Which lines of the records below contain the word "GemmTraits"? Show each one.

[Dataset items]
►

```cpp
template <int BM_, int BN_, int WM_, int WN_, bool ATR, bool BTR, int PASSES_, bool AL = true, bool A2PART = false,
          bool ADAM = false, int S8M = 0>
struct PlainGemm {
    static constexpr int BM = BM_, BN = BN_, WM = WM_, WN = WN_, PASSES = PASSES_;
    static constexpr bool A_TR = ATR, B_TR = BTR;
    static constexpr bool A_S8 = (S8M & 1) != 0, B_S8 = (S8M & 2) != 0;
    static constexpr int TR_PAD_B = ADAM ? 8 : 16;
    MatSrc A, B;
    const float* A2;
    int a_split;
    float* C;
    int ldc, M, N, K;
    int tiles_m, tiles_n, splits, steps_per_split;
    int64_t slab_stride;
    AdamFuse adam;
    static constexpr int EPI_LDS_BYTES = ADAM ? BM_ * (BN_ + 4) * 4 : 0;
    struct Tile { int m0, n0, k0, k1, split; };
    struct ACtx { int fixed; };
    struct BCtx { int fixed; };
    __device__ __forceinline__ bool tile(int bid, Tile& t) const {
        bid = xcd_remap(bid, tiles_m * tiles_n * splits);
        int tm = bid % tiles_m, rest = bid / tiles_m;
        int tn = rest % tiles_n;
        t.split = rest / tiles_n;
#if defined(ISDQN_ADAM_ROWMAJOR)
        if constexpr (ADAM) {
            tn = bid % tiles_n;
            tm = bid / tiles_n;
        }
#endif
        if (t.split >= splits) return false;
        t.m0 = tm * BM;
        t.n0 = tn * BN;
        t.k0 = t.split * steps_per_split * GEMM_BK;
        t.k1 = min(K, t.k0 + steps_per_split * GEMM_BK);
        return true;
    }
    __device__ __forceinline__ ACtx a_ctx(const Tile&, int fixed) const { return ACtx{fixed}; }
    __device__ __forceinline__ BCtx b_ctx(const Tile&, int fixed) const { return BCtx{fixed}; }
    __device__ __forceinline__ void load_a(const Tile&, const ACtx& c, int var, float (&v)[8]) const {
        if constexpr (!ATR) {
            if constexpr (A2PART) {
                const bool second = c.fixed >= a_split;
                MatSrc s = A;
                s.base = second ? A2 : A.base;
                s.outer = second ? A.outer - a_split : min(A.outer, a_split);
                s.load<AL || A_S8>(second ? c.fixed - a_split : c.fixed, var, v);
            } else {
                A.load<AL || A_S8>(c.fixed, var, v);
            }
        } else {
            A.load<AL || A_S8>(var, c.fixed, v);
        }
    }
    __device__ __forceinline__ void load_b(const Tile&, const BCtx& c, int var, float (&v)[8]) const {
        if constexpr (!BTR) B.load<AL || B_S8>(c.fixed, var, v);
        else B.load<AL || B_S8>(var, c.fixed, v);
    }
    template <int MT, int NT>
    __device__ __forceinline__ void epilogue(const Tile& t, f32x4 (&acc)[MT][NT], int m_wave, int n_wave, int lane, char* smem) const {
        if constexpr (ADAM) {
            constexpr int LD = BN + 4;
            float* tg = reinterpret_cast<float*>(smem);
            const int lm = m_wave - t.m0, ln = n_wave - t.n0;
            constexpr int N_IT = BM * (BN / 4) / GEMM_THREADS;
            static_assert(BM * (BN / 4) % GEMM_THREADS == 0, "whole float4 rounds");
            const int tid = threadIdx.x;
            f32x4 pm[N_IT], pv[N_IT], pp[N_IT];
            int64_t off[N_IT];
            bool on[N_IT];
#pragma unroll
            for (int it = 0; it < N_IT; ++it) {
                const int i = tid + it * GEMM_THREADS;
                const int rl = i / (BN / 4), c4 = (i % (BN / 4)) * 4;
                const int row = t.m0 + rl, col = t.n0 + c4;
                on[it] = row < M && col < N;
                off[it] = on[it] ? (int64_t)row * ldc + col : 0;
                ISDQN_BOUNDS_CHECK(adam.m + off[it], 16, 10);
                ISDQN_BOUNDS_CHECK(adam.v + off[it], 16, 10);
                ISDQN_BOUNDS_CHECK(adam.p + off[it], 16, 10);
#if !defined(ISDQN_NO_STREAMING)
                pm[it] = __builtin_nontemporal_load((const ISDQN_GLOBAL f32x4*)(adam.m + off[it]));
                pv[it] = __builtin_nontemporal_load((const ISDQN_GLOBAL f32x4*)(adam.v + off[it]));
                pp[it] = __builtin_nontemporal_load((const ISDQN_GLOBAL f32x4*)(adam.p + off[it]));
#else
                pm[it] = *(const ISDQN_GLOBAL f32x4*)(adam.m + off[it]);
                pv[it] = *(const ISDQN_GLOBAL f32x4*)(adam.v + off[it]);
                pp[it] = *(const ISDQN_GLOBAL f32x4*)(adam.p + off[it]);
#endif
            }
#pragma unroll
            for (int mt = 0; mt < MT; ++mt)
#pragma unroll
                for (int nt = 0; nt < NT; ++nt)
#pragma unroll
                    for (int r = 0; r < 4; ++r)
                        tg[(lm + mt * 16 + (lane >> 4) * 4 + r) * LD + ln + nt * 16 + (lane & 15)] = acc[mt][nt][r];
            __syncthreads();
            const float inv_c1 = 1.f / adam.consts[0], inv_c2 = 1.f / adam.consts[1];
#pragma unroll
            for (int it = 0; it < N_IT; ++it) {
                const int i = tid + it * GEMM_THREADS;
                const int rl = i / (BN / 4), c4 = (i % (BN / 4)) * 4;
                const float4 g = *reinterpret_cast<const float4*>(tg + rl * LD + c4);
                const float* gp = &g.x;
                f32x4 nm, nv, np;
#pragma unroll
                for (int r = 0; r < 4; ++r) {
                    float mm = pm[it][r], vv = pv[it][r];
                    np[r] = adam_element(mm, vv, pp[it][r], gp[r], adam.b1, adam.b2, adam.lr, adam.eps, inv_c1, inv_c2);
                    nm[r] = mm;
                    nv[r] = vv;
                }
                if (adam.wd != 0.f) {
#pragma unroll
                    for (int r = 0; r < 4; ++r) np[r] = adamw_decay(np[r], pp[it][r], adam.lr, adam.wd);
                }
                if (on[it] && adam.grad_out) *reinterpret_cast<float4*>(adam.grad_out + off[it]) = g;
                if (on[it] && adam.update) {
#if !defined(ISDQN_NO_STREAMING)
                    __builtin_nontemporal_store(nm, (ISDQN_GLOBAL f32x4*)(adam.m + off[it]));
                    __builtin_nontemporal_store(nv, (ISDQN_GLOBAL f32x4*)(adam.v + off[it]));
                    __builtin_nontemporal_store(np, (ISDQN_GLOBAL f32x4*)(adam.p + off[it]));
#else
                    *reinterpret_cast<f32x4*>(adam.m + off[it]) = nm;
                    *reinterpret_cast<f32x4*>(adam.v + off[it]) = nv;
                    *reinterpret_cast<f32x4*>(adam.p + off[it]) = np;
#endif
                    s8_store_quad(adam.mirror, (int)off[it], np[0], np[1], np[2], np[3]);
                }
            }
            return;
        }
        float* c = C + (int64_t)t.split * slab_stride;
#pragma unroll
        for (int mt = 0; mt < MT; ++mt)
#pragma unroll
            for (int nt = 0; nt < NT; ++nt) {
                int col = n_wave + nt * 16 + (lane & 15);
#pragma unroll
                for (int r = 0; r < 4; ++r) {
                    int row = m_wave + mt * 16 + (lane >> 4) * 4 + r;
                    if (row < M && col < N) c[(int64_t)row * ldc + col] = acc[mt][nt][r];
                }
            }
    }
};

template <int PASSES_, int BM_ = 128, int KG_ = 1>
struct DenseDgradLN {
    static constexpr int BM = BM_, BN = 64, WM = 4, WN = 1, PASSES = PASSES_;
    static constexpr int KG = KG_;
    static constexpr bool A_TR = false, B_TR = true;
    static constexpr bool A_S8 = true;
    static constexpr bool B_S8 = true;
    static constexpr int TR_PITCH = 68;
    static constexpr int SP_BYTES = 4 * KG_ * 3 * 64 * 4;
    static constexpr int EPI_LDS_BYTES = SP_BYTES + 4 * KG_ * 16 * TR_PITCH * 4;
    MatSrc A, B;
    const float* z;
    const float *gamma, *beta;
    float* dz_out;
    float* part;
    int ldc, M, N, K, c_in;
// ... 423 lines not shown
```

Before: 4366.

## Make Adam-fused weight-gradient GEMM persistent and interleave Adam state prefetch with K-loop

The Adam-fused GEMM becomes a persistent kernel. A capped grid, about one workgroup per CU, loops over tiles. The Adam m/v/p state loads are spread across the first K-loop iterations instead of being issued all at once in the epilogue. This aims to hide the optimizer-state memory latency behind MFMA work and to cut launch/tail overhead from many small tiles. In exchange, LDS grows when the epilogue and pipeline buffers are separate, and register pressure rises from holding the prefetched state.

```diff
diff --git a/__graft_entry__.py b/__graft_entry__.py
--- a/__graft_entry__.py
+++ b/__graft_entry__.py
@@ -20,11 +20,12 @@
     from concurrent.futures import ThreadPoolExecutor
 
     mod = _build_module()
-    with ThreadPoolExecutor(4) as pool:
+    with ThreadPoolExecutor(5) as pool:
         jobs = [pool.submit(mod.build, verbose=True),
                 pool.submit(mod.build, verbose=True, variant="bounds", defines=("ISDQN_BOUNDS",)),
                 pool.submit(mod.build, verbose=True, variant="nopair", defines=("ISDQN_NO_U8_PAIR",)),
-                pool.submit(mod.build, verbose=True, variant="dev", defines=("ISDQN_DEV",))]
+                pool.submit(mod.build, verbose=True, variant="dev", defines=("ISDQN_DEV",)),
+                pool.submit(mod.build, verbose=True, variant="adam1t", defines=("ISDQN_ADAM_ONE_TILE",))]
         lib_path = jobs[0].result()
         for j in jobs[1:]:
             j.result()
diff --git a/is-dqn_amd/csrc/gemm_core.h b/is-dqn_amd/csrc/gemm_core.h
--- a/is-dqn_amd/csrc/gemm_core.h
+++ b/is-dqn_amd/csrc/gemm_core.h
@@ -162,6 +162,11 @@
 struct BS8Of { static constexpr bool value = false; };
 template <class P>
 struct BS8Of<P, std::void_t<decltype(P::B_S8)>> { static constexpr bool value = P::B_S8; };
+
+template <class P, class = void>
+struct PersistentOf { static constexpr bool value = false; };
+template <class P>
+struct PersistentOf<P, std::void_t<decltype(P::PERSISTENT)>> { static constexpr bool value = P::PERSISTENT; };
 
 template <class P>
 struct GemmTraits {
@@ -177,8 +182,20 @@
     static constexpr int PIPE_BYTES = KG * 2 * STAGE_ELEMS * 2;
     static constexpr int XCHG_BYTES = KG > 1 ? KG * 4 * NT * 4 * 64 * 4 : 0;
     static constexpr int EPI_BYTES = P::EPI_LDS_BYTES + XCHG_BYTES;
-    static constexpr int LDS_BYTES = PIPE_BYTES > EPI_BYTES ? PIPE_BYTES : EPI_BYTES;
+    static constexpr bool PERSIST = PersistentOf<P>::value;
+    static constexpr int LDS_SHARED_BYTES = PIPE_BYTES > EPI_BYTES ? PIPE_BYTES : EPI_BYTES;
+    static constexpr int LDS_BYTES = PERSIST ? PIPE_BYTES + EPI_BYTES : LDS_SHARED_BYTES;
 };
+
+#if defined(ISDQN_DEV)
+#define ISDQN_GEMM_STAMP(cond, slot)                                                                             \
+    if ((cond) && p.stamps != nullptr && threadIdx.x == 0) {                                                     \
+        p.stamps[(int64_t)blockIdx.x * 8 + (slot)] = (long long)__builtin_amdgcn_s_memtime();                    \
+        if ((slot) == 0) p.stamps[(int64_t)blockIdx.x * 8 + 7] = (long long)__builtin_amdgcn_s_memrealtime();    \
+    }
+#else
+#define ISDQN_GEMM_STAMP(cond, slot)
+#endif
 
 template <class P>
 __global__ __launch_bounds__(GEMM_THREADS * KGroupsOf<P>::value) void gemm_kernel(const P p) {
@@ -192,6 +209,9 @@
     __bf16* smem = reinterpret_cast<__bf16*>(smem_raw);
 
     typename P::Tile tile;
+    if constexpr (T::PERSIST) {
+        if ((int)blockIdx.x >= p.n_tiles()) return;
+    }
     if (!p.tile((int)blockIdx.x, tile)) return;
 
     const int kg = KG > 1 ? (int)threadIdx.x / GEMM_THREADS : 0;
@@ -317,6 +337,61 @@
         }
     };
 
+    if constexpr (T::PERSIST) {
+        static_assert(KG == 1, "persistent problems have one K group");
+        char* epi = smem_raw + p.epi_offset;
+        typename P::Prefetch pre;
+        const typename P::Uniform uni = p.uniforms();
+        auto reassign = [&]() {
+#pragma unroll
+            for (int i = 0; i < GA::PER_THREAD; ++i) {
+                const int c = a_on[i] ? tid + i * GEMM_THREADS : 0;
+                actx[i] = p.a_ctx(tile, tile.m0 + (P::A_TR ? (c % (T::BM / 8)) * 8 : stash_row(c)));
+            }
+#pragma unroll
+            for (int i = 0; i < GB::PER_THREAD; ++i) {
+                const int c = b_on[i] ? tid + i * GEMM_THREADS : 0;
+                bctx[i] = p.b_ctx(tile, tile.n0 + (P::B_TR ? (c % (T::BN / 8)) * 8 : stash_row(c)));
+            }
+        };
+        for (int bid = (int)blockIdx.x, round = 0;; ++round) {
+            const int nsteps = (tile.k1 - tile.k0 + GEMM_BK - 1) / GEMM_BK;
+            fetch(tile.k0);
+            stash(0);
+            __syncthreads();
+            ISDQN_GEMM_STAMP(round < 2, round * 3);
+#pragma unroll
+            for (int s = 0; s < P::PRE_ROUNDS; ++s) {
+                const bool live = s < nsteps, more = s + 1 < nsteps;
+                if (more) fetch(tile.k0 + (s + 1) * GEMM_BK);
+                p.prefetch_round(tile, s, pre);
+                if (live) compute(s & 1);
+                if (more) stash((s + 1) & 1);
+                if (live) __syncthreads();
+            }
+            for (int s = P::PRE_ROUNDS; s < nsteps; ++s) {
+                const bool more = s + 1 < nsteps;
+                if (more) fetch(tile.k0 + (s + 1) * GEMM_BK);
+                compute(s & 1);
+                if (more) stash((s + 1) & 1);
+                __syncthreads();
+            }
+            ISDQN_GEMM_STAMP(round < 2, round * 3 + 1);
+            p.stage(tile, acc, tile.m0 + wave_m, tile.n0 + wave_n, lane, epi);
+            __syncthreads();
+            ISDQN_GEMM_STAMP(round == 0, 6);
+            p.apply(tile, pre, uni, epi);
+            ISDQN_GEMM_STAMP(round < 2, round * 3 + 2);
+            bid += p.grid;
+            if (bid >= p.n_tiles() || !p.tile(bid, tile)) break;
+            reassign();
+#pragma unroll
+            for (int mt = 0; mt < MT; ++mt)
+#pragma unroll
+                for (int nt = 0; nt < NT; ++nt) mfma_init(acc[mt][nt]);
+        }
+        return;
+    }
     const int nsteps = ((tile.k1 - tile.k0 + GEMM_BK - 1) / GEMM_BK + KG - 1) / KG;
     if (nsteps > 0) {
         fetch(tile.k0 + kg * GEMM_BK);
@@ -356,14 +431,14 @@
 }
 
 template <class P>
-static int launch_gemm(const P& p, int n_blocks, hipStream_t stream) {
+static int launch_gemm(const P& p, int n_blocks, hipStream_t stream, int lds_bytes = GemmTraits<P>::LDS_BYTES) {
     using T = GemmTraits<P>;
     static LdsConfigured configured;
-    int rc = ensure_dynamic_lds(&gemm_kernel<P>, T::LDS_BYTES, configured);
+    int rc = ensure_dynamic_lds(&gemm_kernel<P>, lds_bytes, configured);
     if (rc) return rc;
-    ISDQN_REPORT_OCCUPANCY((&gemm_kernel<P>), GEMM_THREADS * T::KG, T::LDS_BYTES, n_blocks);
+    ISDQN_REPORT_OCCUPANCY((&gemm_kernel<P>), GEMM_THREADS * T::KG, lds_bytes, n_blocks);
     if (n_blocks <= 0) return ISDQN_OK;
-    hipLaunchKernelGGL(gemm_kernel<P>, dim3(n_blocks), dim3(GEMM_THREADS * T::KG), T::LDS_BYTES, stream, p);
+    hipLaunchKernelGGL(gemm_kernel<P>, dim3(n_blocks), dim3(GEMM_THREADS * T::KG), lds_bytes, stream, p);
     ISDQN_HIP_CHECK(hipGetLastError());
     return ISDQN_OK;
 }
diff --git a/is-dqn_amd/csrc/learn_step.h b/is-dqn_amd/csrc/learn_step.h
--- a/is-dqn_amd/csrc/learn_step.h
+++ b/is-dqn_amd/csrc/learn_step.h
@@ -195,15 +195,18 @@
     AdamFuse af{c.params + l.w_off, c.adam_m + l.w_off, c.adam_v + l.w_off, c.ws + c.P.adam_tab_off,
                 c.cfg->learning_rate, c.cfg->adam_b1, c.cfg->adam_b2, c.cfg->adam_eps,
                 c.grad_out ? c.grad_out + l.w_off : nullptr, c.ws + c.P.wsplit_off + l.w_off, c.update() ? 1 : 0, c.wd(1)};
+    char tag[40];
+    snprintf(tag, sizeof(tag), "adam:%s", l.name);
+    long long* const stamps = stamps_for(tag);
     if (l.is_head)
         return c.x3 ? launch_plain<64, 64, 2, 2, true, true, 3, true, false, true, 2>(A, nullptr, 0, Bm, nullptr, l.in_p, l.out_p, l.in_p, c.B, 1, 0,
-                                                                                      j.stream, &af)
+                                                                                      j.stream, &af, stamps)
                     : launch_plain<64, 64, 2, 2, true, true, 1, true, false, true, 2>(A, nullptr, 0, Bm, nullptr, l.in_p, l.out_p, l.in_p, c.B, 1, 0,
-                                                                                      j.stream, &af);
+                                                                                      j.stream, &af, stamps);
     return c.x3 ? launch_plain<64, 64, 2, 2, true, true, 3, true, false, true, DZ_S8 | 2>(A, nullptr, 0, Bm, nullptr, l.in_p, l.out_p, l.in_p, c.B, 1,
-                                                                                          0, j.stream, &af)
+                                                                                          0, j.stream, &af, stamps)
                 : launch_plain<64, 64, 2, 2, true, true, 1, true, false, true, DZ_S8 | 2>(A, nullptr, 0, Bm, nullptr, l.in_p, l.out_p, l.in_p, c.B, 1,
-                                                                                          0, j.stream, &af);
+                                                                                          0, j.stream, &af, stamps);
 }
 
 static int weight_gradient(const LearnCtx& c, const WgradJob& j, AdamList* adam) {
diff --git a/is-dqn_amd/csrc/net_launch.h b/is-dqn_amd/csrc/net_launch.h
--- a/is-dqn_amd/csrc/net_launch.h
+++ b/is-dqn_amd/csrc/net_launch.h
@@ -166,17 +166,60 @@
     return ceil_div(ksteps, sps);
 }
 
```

◄

Answer for the task:
 struct GemmTraits {
+static int launch_gemm(const P& p, int n_blocks, hipStream_t stream, int lds_bytes = GemmTraits<P>::LDS_BYTES) {
     using T = GemmTraits<P>;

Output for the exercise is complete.